Other recent additions include two unusual integrated circuits for the Monolithic Integrated Circuits section of the site; an OKI Intel M85C154 8-bit piggyback CPU, and a Cypress CYM1620 static ram module. Both of these ICs come in very unusual form factors that are quite different from the black plastic DIPs usually associated with integrated circuits


2017-02-10 Is That a Meter in Your Pocket?  
Posted by AnubisTTP  

We have gone a bit off the beaten path and added an Eveready Pocketwatch Meter to the Test Equipment section of the site. Pocket watch meters were a fixture of 1920s and 1930s electronics maintenance; a world that was suddenly awash in batteries desperately wanted a cheap way to measure voltage. A small analog needle movement fitted into a surplus pocketwatch case was a commercially successful solution, and a number of pocket watch meters were made during the 1920s and 1930s.

In a defiant violation of logic we have also added a Mullard ORP61 cadmium sulfide photocell to the site. The ORP61 is commonly mistaken as a photodiode due to it's package shape, and we have bowed to social convention and placed this non-semiconductor into the Transistors and Diodes section of the site.


2017-02-02 The Edge of Mystery  
Posted by AnubisTTP  

Sometimes we find things that defy identification. Stanley Readout is a manufacturer typically associated with 7 segment incandescent displays, but we have stumbled across a "Stanley Readout" that is something quite different. This unusual display is edge lit, does not display numbers or symbols, and is a complete mystery. Maybe a reader knows the answer?

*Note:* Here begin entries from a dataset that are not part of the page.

#ifndef PCR_WT_WAVES
#define PCR_WT_WAVES 4
#endif
__device__ __forceinline__ static void wtile_search(const pcr_grid_view& gv, wtile_lds* L, const unsigned int tile, const int lane, const wt_pre& P,
                                                    pcr_pt* __restrict__ q, const long long nq, const pcr_xform& x, const int has_x, const int write_back,
                                                    const double max_d2, const int gated, const unsigned int pcap, unsigned int* __restrict__ res_pos,
                                                    double* __restrict__ res_d2, unsigned long long* __restrict__ dbg,
                                                    const wt_xyz* __restrict__ prev_xyz, wt_state& S, const unsigned long long* probe_p = nullptr,
                                                    const unsigned int probe_stride = 0, const unsigned int probe_groups = 0, const unsigned int probe_total = 0) {
#if !PCR_WT_MFMA
    typedef float f2 __attribute__((ext_vector_type(2)));
#endif
    typedef float f4 __attribute__((ext_vector_type(4)));
    const pcr_pt* __restrict__ g_pts = as_global(gv.pts);
#ifdef PCR_WT_DIAG
    const unsigned long long t_start = dbg ? __builtin_amdgcn_s_memtime() : 0;
    unsigned long long t_ph[8] = {0, 0, 0, 0, 0, 0, 0, 0}, t_last = t_start;
#define WT_STAMP(i) do { if (dbg) { const unsigned long long t_now = __builtin_amdgcn_s_memtime(); t_ph[i] += t_now - t_last; t_last = t_now; } } while (0)
#define WT_WHY(v) do { why = (v); } while (0)
    int why = 0;
#else
#define WT_STAMP(i) do {} while (0)
#define WT_WHY(v) do {} while (0)
#endif
    const long long qi = (long long)tile * WT_Q + (lane & (WT_Q - 1));
    const bool qvalid = qi < nq;
    double ax = 0, ay = 0, az = 0;
    bool clamped = false;
    const unsigned int seed_pos = P.seed_pos;
    const wt_xyz seed_b = P.seed_b;
    if (qvalid) {
        const pcr_pt p = P.p;
        ax = p.x; ay = p.y; az = p.z;
        if (has_x) {
            xform_apply(x, p, &ax, &ay, &az);
            if (write_back && lane < WT_Q) {
                pcr_pt o;
                o.x = ax; o.y = ay; o.z = az; o.id = p.id;
                q[qi] = o;
            }
        }
        cell_coord(ax, gv.lo[0], gv.inv_cell0, &clamped);
        cell_coord(ay, gv.lo[1], gv.inv_cell0, &clamped);
        cell_coord(az, gv.lo[2], gv.inv_cell0, &clamped);
    }
    
    WT_STAMP(0);
    bool open = qvalid;
    const float gate2 = gated ? (float)max_d2 * (1.0f + 1e-6f) : INFINITY;
    float bound2 = gate2;
    unsigned int cand_pos = POS_NONE, won = POS_NONE;
    if (prev_xyz && qvalid && !clamped) {
        const unsigned int pp = seed_pos;
        if (pp != POS_NONE) {
            const wt_xyz b = seed_b;
            const double dx = ax - b.x, dy = ay - b.y, dz = az - b.z;
            const float up = (float)((dx * dx + dy * dy) + dz * dz) * (1.0f + 2e-7f) + 1e-37f;
            if (up < bound2) { bound2 = up; cand_pos = pp; }
        }
    }
    unsigned long long dbg_pairs = 0, probe_v = 0;
    unsigned int dbg_passes = 0, staged = 0;
    const int max_passes = prev_xyz ? WT_PASSES_SEEDED : WT_PASSES;
    unsigned int staged_done = 0;
    float ring = 1.0f;
#pragma unroll 1
    for (int pass = 0; pass < max_passes; ++pass) {
        const bool part = open && !clamped;
        if (!__any(part)) break;
        if (pass > 0 && staged_done > (unsigned int)WT_HEAVY_STOP) break;
        int mn[3], mx[3];
        {
            const float rho = (cand_pos != POS_NONE) ? sqrtf(bound2) * (1.0f + 1e-6f) : fminf((float)gv.cell0 * ring, sqrtf(gate2));
            const double rc = fmin((double)rho * gv.inv_cell0, 262144.0);
            const double tx = (ax - gv.lo[0]) * gv.inv_cell0, ty = (ay - gv.lo[1]) * gv.inv_cell0, tz = (az - gv.lo[2]) * gv.inv_cell0;
            const int cmax = (int)PCR_COORD_MAX;
            mn[0] = part ? max(0, min(cmax, (int)floor(tx - rc) + (int)PCR_COORD_BIAS)) : 0x7fffffff;
            mx[0] = part ? max(0, min(cmax, (int)floor(tx + rc) + (int)PCR_COORD_BIAS)) : -1;
            mn[1] = part ? max(0, min(cmax, (int)floor(ty - rc) + (int)PCR_COORD_BIAS)) : 0x7fffffff;
            mx[1] = part ? max(0, min(cmax, (int)floor(ty + rc) + (int)PCR_COORD_BIAS)) : -1;
            mn[2] = part ? max(0, min(cmax, (int)floor(tz - rc) + (int)PCR_COORD_BIAS)) : 0x7fffffff;
            mx[2] = part ? max(0, min(cmax, (int)floor(tz + rc) + (int)PCR_COORD_BIAS)) : -1;
        }
#pragma unroll
        for (int k = 0; k < 3; ++k) {
            int lo_k = row16_min(mn[k]), hi_k = row16_max(mx[k]);
            if (WT_Q >= 32) {
                lo_k = min(__builtin_amdgcn_readlane(lo_k, 0), __builtin_amdgcn_readlane(lo_k, 16));
                hi_k = max(__builtin_amdgcn_readlane(hi_k, 0), __builtin_amdgcn_readlane(hi_k, 16));
            }
            if (WT_Q == 64) {
                const int lo2 = min(__builtin_amdgcn_readlane(row16_min(mn[k]), 32), __builtin_amdgcn_readlane(row16_min(mn[k]), 48));
// ... 286 lines not shown
#pragma unroll
        for (int off = WT_Q; off < 64; off <<= 1) {
            const float om = __shfl_xor(fm, off, 64), os = __shfl_xor(fs, off, 64);
            const unsigned int op = __shfl_xor(bpos, off, 64);
            fs = fminf(fmaxf(fm, om), fminf(fs, os));
            if (om < fm) { fm = om; bpos = op; }
        }
        if (part) {
            float U = INFINITY;
            bool ambiguous = false;
            if (bpos != POS_NONE) {
                const float R = 0.5f * cellLf * (float)max(d0, max(d1, d2));
                const float e = 8.0f * 5.9604644775390625e-08f * R * (1.0f + 1e-6f);
                const float dhi = sqrtf(fm) * (1.0f + 2e-6f) + e;
                U = (dhi + e) * (dhi + e) * (1.0f + 2e-6f);
                ambiguous = fs <= U;
            }
            float db = fminf(fminf(0.5f * d0 * cellLf - fabsf(qxf), 0.5f * d1 * cellLf - fabsf(qyf)), 0.5f * d2 * cellLf - fabsf(qzf));
            db = fmaxf(db - cellLf * (float)max(d0, max(d1, d2)) * 4e-6f, 0.0f);
            const float reach2 = fminf(U, bound2);
            if (!ambiguous && reach2 <= db * db * (1.0f - 2e-6f)) {
                open = false;
                won = bpos;
                if (lane < WT_Q) {
                    if (res_d2) {
                        double dd = DBL_MAX;
                        if (bpos != POS_NONE) {
                            const pcr_pt bb = g_pts[bpos];
                            dd = dist2(ax, ay, az, bb);
                        }
                        res_d2[qi] = dd;
                    }
                    if (!prev_xyz || bpos != seed_pos) res_pos[qi] = bpos;
                }
            } else {
                WT_WHY(ambiguous ? 3 : 4);
                if (bpos != POS_NONE && U < bound2) {
                    bound2 = U;
                    cand_pos = bpos;
                }
            }
        }
        ring = ring == 0.0f ? 1.0f : ring * 4.0f;
    }
    WT_STAMP(6);
    S.ax = ax; S.ay = ay; S.az = az;
    S.qi = qi;
    S.bound2 = bound2;
    S.cand_pos = cand_pos;
    S.won = won;
    S.open = open; S.clamped = clamped; S.qvalid = qvalid;
    S.staged = staged;
    S.dbg_pairs = dbg_pairs; S.dbg_passes = dbg_passes;
    {
        const bool ok = lane < (int)probe_groups && (unsigned int)probe_v == probe_total / (probe_groups ? probe_groups : 1u) + ((unsigned int)lane < probe_total % (probe_groups ? probe_groups : 1u) ? 1u : 0u);
        S.probe = (probe_groups && __ballot(ok) == (probe_groups >= 64 ? ~0ull : (1ull << probe_groups) - 1ull)) ? 1ull : 0ull;
    }
#ifdef PCR_WT_DIAG
    if (dbg) {
        const bool unres = open && lane < WT_Q;
        for (int r = 0; r < 5; ++r) {
            const unsigned int n_r = (unsigned int)__popcll(__ballot(unres && (clamped ? 0 : why) == r));
            if (lane == 0 && n_r) atomicAdd(&dbg[(1 << 15) + r], (unsigned long long)n_r);
        }
        if (lane == 0) {
            t_ph[7] = staged;
// ... 337 lines not shown
#ifndef PCR_ACC_SETS
#define PCR_ACC_SETS 32
#endif
constexpr int ACC_SETS = PCR_ACC_SETS;
#ifndef PCR_PASS_GROUPS
#define PCR_PASS_GROUPS 32
#endif
constexpr int PASS_GROUPS = PCR_PASS_GROUPS;
constexpr int PASS_SYNC_STRIDE = 32;
constexpr int PASS_SYNC_WORDS = PASS_SYNC_STRIDE * (PASS_GROUPS + 1);
constexpr unsigned long long ITEM_NONE = ~0ull;
constexpr unsigned int POISON_HI = 0xfffffffeu;
__device__ static inline unsigned long long item_poison(unsigned int pass_id) { return ((unsigned long long)POISON_HI << 32) | pass_id; }
#ifndef PCR_PASS_SPIN_LIMIT
#define PCR_PASS_SPIN_LIMIT (1u << 21)
#endif
constexpr unsigned int PASS_SPIN_LIMIT = PCR_PASS_SPIN_LIMIT;
constexpr int Q_BITS = 22;
constexpr unsigned long long Q_MASK = (1ull << Q_BITS) - 1ull;
constexpr long long PASS_MAX_NQ = 1ll << 26;
struct pass_args {
    unsigned long long* items;
    unsigned long long* sync;
    unsigned int cap;
    unsigned long long* acc;
    wt_xyz* prev_xyz;
    double scale, inv_scale;
    pcr_icp_dev_state* st;
    pcr_icp_loop_args la;
    unsigned int* tile_cost;
    unsigned int pass_id;
    unsigned long long* host_block;
    unsigned int notify;
    unsigned int* plog;
};
constexpr int PASS_LOG_WORDS = 3 * PCR_ICP_MAX_LOG + 8;
constexpr size_t HOST_LOG_OFF = (sizeof(pcr_icp_dev_state) + 63) & ~(size_t)63;
constexpr size_t HOST_FLAG_OFF = 8192 - 8;
static_assert(HOST_LOG_OFF + 4 * PASS_LOG_WORDS <= HOST_FLAG_OFF, "state + pass log + flag fit the landing block");
__host__ __device__ static inline unsigned int pass_item_cap(long long nq) {
    const long long tiles = (nq + WT_Q - 1) / WT_Q + 4;
    return (unsigned int)(((tiles + PASS_GROUPS - 1) / PASS_GROUPS) * (WT_Q + 1));
}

We have also made a couple of somewhat less mysterious additions to the website, including a "Raytheon Blue" CK722 transistor on our Transistors and Diodes page. We have also dusted off an article written back in 2007, covering Apple's Macintosh Plus personal computer.


2017-01-23 Public Education  
Posted by AnubisTTP  

Back in the time before safety regulation, middle school students apparently did much more intense projects in science class. We have recently added a kit to the Cathode Ray Tubes section of the site that was provided to students as a science project to construct a fully functional cathode ray tube. Instead of glitter and glue-on macaroni, this childhood project involved high voltage power supplies, vacuum pumps, and the ever-present threat of accidental X-ray exposure. Apparently the students of the past were actually living in a Robert Heinlein science fiction novel.

We have also added an Elgin "gun camera" clock to the Clocks and Timers section of the site and a tiny Raytheon CK782 hearing aid transistor to the Transistors and Diodes section of the website.